───── TASK DATA ─────

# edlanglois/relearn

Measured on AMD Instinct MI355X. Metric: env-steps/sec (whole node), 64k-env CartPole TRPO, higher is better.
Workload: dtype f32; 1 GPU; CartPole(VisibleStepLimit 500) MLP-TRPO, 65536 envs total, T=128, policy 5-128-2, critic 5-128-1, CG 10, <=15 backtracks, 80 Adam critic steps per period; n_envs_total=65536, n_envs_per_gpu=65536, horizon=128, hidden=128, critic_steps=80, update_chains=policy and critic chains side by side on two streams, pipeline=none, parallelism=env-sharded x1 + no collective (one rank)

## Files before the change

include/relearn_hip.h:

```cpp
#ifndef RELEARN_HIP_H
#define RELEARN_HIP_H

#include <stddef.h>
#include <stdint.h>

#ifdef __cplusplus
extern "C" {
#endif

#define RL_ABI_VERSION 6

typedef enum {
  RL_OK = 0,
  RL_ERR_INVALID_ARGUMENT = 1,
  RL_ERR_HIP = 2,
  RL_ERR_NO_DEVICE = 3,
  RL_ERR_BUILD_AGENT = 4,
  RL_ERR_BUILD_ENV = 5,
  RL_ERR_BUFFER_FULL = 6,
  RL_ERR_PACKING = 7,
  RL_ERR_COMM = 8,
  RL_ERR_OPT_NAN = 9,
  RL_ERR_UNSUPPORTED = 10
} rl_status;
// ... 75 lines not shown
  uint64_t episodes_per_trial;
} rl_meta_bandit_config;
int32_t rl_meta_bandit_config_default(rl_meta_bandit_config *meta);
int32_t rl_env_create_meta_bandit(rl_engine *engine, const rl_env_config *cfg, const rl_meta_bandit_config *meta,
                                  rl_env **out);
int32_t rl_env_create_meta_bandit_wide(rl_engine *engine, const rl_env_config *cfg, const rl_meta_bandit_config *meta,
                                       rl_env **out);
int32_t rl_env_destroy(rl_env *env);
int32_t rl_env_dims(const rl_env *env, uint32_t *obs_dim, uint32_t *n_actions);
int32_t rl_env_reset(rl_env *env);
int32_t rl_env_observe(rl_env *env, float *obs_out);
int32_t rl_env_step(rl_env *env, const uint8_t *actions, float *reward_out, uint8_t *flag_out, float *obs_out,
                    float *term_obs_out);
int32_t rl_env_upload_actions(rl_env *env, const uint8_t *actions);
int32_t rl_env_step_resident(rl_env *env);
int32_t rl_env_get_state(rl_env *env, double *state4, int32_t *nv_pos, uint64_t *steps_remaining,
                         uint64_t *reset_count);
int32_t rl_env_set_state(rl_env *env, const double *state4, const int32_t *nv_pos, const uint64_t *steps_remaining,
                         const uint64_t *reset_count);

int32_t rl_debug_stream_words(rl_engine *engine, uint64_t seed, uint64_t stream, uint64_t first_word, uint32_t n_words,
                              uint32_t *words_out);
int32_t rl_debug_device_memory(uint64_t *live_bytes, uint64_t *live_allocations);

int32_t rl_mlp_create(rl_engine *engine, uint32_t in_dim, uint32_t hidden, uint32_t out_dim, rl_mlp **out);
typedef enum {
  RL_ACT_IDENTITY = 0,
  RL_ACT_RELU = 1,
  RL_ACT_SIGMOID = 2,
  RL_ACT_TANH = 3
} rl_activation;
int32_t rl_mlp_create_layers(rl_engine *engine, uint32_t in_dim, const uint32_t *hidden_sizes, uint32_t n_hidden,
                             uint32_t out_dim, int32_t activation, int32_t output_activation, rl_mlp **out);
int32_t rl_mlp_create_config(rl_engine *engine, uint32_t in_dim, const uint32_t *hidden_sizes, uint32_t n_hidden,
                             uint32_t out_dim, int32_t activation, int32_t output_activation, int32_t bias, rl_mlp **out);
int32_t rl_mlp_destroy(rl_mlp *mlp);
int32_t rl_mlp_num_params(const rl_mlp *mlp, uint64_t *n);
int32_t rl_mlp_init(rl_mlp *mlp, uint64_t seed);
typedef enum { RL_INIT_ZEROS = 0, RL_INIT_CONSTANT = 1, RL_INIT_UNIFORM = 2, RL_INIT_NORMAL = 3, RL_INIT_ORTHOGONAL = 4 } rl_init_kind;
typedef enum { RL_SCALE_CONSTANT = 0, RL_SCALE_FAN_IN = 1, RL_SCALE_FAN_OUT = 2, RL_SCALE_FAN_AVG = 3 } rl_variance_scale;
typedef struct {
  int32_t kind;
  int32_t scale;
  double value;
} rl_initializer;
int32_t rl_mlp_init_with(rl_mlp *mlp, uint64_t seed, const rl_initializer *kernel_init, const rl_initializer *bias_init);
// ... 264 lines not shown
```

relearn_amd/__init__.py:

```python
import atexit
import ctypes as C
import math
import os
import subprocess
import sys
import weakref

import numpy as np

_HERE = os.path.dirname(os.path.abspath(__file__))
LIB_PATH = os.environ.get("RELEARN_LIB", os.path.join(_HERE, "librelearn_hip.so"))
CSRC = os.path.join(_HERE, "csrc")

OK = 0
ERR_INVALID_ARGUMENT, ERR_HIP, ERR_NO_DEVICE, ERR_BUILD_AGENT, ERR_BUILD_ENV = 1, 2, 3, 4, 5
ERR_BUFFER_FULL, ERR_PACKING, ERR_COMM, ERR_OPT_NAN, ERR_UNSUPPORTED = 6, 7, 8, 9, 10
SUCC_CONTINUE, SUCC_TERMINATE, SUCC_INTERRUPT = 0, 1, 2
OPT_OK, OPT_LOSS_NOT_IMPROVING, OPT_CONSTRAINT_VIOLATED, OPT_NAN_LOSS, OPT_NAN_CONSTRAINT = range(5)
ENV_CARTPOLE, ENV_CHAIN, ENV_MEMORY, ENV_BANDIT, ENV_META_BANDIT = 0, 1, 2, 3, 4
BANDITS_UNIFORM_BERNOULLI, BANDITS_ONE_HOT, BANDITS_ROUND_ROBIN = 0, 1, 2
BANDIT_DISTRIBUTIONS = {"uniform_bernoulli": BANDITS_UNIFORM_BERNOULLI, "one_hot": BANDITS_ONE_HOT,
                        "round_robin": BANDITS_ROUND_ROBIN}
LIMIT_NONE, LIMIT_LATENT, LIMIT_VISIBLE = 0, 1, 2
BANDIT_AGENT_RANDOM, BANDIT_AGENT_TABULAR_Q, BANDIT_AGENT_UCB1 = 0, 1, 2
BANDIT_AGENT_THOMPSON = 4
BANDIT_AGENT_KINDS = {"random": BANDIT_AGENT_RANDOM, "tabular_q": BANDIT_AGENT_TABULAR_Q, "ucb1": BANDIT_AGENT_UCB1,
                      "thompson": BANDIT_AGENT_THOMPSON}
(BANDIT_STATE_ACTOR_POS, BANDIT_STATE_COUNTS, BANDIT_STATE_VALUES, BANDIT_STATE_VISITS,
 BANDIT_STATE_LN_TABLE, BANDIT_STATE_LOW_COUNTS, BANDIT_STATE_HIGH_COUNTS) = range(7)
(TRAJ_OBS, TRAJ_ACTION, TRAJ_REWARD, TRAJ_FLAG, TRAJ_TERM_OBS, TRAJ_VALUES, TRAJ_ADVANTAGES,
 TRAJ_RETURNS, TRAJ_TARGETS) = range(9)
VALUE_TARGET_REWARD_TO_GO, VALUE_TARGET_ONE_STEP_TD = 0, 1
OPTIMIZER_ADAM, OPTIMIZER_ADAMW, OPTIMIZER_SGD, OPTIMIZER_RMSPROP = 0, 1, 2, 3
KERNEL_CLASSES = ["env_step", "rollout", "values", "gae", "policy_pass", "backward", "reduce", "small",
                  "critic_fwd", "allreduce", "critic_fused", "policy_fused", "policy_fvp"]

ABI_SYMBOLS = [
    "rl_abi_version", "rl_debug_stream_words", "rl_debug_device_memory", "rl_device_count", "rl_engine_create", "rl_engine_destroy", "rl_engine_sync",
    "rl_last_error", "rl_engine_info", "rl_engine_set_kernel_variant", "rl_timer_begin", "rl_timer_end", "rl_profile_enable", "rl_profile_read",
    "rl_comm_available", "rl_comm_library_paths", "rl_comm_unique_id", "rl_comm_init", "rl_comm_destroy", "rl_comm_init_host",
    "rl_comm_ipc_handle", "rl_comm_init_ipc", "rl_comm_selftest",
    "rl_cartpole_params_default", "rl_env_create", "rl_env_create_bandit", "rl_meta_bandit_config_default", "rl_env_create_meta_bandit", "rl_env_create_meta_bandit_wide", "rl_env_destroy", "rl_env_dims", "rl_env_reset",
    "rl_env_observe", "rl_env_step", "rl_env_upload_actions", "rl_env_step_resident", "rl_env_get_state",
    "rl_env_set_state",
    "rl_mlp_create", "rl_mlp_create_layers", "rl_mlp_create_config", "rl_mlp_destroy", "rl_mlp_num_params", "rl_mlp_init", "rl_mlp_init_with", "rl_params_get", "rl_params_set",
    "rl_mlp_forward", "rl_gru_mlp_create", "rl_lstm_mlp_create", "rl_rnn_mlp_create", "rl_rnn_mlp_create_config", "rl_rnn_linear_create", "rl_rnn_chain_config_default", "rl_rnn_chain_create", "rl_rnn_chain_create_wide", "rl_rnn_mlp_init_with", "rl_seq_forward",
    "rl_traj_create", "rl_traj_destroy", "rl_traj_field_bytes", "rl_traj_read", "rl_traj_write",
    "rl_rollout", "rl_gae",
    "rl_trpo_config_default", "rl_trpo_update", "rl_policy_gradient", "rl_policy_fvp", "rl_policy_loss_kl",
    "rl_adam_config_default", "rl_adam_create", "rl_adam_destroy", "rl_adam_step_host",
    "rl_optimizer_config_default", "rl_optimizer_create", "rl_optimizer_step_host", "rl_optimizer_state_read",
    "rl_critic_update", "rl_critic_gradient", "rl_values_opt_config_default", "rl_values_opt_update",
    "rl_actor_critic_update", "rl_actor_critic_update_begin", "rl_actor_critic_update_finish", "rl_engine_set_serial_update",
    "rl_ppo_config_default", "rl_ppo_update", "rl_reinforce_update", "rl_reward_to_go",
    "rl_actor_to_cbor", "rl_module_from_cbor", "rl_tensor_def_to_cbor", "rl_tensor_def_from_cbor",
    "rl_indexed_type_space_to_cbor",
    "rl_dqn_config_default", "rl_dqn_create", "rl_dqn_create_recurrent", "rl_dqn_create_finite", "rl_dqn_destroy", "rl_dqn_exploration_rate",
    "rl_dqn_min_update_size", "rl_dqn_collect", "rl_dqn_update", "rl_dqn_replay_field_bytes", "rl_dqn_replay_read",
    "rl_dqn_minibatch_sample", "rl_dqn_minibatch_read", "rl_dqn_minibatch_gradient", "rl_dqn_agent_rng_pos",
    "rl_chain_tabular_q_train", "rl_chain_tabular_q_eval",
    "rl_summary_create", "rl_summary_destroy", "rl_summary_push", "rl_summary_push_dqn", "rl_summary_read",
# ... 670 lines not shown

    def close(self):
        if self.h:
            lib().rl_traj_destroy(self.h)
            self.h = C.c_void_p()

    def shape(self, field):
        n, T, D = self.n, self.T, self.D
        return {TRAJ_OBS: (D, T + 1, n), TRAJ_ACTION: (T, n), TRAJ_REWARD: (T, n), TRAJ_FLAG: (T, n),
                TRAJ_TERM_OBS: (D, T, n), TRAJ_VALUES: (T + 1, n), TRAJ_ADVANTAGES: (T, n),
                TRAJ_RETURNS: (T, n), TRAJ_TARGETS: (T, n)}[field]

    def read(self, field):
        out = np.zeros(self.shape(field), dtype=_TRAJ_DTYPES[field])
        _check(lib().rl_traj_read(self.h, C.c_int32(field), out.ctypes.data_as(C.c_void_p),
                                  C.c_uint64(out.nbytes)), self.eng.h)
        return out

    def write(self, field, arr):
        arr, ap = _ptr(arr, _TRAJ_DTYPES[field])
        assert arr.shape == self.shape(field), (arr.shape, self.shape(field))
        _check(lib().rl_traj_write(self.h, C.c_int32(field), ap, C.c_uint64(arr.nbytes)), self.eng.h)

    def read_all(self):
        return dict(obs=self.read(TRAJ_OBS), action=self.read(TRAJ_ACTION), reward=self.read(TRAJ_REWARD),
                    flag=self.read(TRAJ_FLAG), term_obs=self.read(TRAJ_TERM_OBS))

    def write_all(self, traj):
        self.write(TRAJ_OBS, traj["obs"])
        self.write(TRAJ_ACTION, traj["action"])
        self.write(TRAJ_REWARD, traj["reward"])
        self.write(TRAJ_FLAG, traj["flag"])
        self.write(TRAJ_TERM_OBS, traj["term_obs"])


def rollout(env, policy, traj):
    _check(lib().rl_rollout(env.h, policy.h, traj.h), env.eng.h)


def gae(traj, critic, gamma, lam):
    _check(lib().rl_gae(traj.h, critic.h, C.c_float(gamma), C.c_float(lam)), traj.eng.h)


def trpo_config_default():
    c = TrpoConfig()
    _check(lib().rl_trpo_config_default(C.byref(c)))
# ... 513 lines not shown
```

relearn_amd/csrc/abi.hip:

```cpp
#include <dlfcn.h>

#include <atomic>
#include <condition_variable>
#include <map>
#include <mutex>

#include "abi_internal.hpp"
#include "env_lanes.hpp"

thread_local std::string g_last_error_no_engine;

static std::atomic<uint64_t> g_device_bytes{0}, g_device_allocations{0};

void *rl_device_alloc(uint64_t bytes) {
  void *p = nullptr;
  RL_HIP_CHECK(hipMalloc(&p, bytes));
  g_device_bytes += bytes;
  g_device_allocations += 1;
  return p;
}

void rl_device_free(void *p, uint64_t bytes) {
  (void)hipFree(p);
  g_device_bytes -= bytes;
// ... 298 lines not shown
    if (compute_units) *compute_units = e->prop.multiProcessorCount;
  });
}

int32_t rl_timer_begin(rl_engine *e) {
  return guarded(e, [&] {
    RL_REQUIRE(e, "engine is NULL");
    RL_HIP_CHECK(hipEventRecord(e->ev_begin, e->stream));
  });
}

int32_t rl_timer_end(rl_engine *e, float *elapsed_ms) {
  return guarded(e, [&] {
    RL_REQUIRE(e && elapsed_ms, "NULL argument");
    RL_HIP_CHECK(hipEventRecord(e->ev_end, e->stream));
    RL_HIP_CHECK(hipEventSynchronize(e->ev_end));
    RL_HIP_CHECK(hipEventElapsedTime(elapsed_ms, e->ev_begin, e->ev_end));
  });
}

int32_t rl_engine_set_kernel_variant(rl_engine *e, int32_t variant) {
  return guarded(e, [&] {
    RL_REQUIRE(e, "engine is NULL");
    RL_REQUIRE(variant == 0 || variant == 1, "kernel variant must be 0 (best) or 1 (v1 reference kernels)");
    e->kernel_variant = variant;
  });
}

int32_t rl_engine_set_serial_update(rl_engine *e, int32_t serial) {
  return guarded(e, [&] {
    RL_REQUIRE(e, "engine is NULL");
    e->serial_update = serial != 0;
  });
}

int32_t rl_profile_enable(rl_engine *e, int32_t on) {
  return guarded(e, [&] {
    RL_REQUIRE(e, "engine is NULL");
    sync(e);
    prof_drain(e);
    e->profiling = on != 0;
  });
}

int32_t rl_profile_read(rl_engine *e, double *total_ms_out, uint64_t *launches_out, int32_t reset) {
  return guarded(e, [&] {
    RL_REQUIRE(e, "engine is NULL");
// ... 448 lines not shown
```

─────

*TASK TO COMPLETE*
The answer should be the first line of the material and every line after it through the line containing "Measured on AMD", exactly as written, and nothing else.

*FINAL ANSWER*
# edlanglois/relearn

Measured on AMD Instinct MI355X. Metric: env-steps/sec (whole node), 64k-env CartPole TRPO, higher is better.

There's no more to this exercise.